In the lines below, look for "nslots". Copy each line where it appears.

╭─ Data under study

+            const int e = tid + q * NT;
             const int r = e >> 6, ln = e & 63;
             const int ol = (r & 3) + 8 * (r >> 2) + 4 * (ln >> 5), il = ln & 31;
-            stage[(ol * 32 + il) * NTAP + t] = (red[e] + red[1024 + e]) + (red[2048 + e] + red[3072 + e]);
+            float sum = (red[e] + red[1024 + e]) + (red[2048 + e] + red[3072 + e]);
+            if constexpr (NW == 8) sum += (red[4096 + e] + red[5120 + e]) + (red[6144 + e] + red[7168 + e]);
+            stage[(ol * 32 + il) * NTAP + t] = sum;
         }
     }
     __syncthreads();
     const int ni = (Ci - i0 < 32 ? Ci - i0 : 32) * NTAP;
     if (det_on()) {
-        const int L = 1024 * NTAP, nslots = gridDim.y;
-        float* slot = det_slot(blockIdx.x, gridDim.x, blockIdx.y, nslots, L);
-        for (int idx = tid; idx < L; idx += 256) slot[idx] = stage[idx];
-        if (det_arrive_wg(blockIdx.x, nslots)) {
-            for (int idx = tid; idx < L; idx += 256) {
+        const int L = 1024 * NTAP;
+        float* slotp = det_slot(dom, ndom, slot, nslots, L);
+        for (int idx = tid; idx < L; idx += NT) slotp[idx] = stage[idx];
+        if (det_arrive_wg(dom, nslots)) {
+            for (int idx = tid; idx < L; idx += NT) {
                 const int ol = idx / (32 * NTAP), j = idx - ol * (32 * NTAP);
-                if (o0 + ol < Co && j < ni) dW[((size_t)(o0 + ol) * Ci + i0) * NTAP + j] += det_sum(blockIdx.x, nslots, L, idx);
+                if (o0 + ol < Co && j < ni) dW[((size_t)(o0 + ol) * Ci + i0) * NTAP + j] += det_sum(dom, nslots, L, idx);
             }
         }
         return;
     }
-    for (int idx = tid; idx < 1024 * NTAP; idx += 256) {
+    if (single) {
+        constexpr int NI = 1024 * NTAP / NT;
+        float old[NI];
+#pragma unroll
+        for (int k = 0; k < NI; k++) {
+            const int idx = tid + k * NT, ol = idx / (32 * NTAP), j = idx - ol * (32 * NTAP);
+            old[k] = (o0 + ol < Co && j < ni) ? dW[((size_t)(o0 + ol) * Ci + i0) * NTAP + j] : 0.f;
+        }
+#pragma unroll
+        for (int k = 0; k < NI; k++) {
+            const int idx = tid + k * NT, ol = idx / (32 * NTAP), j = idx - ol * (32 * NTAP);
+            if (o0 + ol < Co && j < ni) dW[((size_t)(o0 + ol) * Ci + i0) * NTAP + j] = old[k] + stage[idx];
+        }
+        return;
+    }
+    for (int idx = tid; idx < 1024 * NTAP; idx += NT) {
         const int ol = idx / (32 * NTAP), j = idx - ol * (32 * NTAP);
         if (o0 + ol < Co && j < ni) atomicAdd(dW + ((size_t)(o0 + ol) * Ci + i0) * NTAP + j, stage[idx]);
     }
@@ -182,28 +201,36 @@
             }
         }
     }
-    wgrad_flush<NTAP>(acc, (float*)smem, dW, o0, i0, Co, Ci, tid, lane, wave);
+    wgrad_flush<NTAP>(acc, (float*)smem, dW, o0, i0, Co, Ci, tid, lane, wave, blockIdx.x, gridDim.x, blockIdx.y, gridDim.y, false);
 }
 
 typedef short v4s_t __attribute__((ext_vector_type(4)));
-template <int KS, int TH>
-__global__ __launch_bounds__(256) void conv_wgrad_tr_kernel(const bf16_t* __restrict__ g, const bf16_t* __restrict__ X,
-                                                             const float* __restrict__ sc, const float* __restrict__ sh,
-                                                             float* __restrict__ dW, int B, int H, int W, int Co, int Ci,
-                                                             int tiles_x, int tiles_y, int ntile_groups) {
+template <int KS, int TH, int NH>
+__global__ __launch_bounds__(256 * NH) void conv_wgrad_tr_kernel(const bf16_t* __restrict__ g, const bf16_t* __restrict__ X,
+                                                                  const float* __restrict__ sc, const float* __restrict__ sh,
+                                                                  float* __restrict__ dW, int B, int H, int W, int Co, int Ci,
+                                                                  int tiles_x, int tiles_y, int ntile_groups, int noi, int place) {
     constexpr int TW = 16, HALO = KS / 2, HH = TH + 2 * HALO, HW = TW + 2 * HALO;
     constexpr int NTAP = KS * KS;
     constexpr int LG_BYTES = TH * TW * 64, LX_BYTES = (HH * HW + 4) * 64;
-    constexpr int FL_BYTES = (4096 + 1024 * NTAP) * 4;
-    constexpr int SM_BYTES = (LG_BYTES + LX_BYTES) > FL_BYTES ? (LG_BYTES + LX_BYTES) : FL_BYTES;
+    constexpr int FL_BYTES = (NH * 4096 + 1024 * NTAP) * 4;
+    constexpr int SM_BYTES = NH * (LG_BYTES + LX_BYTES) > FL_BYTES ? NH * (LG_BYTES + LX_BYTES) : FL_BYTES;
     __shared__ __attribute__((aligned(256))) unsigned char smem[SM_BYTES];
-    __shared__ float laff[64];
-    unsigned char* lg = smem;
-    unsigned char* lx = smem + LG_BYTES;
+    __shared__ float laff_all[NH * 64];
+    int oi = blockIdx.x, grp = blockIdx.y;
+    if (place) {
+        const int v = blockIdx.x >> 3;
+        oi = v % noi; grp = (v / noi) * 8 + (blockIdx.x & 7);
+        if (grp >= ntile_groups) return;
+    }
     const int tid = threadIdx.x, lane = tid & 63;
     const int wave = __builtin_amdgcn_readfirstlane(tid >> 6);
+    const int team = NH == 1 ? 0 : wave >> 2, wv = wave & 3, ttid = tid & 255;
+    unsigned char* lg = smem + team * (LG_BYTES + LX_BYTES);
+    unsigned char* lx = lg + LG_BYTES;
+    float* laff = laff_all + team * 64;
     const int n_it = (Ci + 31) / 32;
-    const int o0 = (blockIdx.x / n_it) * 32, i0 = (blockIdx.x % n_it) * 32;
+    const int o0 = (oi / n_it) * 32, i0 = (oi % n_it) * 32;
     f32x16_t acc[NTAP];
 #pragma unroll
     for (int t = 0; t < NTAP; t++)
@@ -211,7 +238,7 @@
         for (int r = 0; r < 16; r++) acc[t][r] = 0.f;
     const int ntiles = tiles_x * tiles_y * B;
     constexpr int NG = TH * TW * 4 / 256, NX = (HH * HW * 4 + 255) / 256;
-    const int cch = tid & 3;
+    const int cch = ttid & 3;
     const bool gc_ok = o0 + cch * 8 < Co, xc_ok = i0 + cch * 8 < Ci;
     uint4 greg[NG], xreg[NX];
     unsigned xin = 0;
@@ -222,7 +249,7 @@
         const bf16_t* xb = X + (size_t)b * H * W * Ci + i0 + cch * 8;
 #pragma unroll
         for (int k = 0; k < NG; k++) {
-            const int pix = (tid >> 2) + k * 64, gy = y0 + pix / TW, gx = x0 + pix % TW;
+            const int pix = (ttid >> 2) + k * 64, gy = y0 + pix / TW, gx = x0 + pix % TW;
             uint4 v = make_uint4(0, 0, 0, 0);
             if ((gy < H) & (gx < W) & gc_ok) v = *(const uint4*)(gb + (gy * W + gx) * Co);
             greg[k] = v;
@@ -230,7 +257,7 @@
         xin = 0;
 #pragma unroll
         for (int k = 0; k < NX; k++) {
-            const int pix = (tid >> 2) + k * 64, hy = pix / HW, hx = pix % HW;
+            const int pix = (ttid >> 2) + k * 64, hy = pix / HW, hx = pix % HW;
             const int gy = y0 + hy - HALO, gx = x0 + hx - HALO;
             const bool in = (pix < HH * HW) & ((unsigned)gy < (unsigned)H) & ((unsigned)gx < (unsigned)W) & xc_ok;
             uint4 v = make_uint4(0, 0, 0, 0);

╰─

## Response to this exercise
-        const int L = 1024 * NTAP, nslots = gridDim.y;
-        float* slot = det_slot(blockIdx.x, gridDim.x, blockIdx.y, nslots, L);
-        if (det_arrive_wg(blockIdx.x, nslots)) {
+        float* slotp = det_slot(dom, ndom, slot, nslots, L);
+        if (det_arrive_wg(dom, nslots)) {
-                if (o0 + ol < Co && j < ni) dW[((size_t)(o0 + ol) * Ci + i0) * NTAP + j] += det_sum(blockIdx.x, nslots, L, idx);
+                if (o0 + ol < Co && j < ni) dW[((size_t)(o0 + ol) * Ci + i0) * NTAP + j] += det_sum(dom, nslots, L, idx);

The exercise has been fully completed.